TASK GOAL => After locating the line that contains "if (const char *wm" in the data below, set down exactly that line and each one after it through the line that contains "const char *wp", and nothing more.

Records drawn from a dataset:
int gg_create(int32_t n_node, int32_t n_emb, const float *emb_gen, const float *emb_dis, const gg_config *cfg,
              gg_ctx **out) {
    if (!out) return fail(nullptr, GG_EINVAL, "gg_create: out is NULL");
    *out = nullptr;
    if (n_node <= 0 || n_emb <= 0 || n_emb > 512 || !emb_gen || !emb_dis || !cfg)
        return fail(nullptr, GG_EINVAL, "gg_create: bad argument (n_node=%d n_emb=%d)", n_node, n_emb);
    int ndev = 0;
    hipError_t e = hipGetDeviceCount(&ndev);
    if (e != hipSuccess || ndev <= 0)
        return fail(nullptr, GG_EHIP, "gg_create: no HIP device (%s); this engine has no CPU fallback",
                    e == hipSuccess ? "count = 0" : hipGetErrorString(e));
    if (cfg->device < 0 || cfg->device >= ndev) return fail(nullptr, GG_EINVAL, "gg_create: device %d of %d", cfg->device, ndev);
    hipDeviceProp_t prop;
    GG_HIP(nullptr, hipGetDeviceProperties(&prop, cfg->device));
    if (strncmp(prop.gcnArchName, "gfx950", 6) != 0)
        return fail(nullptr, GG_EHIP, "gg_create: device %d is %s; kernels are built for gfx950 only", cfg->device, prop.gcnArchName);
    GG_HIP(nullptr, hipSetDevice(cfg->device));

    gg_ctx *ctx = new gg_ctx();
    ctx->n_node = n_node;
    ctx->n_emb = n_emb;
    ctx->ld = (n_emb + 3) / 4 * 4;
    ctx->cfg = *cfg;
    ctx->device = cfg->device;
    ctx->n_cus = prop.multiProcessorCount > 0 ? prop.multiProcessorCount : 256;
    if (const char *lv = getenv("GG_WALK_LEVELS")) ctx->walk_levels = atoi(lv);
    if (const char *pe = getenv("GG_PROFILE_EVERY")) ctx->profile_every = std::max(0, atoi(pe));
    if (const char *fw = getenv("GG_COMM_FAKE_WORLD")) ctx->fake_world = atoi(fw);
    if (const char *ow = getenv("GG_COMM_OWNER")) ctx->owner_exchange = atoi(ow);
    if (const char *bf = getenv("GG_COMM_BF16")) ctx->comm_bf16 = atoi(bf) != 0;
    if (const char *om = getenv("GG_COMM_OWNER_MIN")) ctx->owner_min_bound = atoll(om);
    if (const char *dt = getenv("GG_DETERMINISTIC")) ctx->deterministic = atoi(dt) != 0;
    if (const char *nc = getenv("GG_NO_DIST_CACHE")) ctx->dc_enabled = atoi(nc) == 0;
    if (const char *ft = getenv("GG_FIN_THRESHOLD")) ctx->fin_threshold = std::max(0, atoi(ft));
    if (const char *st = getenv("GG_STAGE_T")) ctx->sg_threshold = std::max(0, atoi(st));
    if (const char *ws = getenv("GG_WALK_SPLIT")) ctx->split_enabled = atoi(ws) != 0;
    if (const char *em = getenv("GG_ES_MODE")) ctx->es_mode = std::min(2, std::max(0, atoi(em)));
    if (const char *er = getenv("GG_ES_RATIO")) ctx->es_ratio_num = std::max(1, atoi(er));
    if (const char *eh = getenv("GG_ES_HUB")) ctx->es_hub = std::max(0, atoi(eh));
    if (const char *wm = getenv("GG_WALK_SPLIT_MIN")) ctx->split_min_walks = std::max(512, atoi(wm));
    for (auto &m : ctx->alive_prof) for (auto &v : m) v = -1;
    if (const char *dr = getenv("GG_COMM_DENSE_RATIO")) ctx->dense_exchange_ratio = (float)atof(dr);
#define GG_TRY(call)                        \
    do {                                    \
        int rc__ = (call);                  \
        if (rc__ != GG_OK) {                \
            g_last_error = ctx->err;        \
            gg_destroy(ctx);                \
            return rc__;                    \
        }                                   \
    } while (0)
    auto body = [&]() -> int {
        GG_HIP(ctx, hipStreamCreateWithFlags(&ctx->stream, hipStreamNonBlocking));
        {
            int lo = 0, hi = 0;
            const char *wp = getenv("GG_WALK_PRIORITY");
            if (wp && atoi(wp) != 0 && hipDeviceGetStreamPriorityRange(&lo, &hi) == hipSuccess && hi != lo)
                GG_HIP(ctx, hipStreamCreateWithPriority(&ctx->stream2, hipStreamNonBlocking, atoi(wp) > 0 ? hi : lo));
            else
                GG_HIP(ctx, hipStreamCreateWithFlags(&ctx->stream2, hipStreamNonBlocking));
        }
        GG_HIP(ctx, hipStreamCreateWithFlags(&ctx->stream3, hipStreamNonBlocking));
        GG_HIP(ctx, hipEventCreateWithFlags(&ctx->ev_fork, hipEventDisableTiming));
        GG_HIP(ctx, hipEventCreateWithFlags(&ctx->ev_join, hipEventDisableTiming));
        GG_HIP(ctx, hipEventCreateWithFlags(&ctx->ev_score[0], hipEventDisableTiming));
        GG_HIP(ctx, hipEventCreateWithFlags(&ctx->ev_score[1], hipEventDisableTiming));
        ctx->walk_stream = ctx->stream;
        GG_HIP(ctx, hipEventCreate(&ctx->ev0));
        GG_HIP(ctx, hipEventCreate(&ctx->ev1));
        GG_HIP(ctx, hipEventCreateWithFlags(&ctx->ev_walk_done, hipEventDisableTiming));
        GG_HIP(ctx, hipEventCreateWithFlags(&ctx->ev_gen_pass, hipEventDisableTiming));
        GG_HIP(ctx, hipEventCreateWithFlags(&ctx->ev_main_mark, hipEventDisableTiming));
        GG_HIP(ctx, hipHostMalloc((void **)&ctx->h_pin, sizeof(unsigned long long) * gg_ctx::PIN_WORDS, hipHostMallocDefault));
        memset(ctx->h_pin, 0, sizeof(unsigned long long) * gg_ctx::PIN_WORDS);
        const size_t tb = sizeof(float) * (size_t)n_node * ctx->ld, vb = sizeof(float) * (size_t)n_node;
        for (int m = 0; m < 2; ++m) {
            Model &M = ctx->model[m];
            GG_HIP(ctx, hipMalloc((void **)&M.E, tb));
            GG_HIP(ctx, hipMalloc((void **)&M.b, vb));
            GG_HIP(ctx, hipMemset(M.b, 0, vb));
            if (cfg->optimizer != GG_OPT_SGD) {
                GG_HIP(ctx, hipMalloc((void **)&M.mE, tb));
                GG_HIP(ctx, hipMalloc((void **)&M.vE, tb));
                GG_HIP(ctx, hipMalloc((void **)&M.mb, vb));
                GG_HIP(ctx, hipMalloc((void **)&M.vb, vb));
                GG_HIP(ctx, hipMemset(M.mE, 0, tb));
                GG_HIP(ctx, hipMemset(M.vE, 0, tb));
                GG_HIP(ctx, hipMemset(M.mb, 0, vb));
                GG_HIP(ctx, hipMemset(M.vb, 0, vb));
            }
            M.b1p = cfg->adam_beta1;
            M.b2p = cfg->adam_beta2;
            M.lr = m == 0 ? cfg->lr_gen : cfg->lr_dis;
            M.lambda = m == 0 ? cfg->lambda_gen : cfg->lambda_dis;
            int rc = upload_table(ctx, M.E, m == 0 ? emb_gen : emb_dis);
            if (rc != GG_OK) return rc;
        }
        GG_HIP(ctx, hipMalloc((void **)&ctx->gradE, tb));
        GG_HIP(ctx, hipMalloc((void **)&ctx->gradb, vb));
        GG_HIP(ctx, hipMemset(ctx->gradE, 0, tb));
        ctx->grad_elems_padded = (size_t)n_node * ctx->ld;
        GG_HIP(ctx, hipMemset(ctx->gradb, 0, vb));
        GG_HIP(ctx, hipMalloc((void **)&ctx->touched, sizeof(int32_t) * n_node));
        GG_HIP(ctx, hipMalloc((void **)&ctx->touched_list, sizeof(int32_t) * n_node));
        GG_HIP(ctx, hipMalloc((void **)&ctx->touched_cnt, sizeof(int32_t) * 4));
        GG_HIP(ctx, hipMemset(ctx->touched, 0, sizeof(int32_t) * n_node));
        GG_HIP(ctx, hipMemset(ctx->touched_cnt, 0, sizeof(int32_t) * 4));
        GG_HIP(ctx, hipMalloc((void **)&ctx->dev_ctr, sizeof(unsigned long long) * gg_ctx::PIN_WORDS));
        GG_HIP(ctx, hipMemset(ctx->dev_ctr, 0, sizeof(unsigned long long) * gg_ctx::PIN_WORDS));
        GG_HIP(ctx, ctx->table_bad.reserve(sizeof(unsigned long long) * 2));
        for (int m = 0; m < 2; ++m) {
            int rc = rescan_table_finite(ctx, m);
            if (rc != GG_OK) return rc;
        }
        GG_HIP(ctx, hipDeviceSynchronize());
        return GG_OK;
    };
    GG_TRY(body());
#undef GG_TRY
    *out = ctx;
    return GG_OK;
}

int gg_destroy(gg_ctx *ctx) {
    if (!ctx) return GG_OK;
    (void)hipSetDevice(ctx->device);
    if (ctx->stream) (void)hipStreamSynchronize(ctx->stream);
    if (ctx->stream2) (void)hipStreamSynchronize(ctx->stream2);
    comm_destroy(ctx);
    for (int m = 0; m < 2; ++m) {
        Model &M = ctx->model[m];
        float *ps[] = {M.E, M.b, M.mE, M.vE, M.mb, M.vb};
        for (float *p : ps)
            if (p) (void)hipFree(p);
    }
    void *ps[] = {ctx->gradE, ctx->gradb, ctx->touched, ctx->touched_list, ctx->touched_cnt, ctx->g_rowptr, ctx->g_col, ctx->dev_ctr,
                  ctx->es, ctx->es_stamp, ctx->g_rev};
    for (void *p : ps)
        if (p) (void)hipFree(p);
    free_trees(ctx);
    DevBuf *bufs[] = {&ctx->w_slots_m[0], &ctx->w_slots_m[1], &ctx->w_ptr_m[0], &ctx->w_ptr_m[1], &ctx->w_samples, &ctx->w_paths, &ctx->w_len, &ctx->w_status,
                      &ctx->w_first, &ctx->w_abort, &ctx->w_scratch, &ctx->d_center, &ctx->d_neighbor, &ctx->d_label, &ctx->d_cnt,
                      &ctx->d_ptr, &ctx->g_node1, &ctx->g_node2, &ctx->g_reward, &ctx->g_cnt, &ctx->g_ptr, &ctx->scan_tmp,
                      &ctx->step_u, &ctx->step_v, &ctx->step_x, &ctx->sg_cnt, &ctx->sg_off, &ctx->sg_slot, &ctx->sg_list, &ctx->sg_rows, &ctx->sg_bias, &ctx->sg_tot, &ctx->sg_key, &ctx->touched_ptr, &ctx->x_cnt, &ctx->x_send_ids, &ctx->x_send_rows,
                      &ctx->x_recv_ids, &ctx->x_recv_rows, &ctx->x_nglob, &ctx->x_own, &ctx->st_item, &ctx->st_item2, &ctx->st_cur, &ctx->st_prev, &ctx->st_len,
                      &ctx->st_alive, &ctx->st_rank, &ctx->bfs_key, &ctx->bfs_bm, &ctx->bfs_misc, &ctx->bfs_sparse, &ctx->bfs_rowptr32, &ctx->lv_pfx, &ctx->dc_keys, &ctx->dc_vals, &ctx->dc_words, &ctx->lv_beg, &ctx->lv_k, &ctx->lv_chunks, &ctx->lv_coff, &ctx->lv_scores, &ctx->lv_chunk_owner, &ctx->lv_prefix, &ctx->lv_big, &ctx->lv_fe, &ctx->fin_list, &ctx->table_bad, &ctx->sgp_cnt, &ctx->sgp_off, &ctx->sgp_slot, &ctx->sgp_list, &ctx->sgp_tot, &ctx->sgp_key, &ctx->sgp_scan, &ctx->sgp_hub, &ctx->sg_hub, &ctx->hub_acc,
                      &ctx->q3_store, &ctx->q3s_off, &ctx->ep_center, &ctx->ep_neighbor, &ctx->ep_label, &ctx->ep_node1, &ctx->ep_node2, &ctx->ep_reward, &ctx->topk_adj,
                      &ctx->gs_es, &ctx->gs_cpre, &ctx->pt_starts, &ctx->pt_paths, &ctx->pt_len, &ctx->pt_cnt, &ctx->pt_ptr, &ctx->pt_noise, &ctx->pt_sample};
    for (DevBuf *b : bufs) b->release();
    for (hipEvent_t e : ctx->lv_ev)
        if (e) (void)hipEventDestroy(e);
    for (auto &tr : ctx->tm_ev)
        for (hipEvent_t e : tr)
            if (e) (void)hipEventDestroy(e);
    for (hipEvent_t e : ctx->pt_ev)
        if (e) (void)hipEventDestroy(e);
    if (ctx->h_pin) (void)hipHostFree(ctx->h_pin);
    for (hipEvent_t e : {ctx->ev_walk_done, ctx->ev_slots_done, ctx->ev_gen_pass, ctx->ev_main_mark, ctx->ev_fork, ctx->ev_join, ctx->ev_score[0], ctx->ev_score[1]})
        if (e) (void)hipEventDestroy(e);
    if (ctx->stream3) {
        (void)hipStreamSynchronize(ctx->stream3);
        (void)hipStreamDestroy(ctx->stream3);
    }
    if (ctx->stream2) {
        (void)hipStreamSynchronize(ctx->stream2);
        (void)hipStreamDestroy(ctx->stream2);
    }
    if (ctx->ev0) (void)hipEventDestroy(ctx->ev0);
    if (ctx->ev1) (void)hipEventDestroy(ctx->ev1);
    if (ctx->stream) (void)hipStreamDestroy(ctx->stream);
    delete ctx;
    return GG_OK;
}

--

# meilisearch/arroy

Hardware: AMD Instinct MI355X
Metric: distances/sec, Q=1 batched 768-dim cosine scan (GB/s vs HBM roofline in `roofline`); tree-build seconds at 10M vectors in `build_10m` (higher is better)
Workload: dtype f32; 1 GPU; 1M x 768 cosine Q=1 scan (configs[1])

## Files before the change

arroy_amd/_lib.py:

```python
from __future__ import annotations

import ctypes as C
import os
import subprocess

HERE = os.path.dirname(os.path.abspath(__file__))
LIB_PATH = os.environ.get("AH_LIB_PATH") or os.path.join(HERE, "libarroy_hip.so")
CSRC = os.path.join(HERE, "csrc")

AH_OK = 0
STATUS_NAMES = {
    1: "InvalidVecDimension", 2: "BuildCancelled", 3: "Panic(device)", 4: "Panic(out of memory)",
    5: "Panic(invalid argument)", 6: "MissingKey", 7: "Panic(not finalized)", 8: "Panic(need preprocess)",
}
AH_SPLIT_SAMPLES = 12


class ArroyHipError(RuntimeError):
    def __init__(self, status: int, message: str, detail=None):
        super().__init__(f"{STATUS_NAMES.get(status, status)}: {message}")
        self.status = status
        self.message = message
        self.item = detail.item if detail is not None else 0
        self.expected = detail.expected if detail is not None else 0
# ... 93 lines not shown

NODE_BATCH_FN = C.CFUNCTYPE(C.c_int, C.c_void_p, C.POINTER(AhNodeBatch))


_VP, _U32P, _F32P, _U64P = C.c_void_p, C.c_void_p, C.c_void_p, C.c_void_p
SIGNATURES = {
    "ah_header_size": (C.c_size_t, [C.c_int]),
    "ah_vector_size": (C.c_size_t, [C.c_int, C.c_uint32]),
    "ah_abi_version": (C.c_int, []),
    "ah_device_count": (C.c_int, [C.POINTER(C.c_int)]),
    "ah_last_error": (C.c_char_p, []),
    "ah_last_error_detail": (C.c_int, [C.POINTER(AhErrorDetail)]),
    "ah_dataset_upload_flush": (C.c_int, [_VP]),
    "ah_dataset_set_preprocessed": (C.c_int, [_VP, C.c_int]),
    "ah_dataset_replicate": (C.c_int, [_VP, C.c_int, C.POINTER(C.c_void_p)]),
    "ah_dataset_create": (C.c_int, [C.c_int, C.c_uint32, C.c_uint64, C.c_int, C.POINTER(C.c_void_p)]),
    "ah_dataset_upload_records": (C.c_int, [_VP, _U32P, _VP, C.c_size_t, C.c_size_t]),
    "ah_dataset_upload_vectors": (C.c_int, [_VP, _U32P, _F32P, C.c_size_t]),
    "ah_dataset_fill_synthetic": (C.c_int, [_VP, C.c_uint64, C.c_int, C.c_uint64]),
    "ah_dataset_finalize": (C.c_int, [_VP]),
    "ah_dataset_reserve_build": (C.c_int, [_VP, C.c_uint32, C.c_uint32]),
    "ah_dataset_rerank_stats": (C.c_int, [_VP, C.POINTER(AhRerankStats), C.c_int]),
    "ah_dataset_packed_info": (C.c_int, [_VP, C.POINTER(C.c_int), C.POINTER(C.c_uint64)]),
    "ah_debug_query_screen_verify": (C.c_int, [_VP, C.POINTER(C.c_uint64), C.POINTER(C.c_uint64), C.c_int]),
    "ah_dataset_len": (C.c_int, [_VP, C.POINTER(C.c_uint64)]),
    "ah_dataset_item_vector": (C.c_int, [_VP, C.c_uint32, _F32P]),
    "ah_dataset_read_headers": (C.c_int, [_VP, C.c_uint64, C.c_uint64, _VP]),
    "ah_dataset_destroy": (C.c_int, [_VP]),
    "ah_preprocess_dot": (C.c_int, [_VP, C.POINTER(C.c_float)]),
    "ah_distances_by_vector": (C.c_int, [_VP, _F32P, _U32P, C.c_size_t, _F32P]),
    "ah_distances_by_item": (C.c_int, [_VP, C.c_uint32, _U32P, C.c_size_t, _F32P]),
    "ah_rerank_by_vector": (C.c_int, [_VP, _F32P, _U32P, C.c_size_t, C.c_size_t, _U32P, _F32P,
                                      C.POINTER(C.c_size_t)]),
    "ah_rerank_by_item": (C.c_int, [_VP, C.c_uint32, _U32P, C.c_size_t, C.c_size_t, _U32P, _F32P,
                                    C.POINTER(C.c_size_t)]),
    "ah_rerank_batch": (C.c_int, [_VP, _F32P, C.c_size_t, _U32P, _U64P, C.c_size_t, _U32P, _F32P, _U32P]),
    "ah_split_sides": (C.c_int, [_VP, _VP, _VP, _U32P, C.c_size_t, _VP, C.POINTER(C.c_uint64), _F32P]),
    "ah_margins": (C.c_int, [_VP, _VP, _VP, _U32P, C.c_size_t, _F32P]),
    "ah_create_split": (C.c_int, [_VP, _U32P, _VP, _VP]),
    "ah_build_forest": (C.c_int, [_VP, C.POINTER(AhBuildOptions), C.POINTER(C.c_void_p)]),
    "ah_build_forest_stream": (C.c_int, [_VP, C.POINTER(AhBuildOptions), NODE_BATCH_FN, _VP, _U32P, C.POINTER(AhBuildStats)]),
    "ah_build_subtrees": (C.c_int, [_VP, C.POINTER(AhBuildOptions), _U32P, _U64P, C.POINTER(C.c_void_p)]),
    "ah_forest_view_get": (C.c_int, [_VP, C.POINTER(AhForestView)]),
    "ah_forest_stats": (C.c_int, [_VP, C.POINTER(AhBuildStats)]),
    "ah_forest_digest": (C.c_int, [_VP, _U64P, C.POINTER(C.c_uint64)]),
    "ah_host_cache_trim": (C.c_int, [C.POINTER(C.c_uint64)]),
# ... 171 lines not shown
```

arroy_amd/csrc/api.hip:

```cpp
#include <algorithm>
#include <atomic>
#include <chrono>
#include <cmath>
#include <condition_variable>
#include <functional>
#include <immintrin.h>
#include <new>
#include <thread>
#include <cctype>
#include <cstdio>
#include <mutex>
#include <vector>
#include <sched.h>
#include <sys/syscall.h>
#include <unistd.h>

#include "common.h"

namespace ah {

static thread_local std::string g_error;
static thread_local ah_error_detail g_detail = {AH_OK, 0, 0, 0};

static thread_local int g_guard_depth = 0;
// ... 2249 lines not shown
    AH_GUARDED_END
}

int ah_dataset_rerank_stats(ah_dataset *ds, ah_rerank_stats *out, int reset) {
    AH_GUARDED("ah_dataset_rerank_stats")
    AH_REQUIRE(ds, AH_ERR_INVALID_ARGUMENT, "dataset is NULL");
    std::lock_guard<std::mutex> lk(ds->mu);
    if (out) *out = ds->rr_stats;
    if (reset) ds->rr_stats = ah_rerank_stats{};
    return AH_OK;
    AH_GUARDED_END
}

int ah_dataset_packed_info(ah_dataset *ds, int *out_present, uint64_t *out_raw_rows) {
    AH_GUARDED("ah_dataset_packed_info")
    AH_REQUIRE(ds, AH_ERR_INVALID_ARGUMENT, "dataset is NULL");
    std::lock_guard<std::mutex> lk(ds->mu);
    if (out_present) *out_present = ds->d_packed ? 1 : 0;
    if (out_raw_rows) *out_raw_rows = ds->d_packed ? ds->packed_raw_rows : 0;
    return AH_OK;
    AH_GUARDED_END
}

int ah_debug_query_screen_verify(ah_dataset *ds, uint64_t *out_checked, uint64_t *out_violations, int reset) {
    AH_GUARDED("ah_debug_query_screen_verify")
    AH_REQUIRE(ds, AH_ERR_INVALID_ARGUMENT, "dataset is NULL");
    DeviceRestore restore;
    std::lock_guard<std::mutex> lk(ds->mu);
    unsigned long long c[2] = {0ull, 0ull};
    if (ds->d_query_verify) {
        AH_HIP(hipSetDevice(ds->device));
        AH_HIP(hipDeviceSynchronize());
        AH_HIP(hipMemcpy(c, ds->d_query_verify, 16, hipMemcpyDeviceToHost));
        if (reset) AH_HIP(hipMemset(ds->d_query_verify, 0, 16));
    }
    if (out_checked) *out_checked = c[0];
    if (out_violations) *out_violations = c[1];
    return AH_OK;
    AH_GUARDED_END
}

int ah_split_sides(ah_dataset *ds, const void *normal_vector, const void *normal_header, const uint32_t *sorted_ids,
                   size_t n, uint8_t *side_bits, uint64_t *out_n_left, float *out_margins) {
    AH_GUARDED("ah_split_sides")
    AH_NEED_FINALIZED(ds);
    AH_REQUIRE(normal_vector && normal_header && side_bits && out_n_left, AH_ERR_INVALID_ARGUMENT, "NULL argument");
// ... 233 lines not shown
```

TASK RESPONSE =>
    if (const char *wm = getenv("GG_WALK_SPLIT_MIN")) ctx->split_min_walks = std::max(512, atoi(wm));
    for (auto &m : ctx->alive_prof) for (auto &v : m) v = -1;
    if (const char *dr = getenv("GG_COMM_DENSE_RATIO")) ctx->dense_exchange_ratio = (float)atof(dr);
#define GG_TRY(call)                        \
    do {                                    \
        int rc__ = (call);                  \
        if (rc__ != GG_OK) {                \
            g_last_error = ctx->err;        \
            gg_destroy(ctx);                \
            return rc__;                    \
        }                                   \
    } while (0)
    auto body = [&]() -> int {
        GG_HIP(ctx, hipStreamCreateWithFlags(&ctx->stream, hipStreamNonBlocking));
        {
            int lo = 0, hi = 0;
            const char *wp = getenv("GG_WALK_PRIORITY");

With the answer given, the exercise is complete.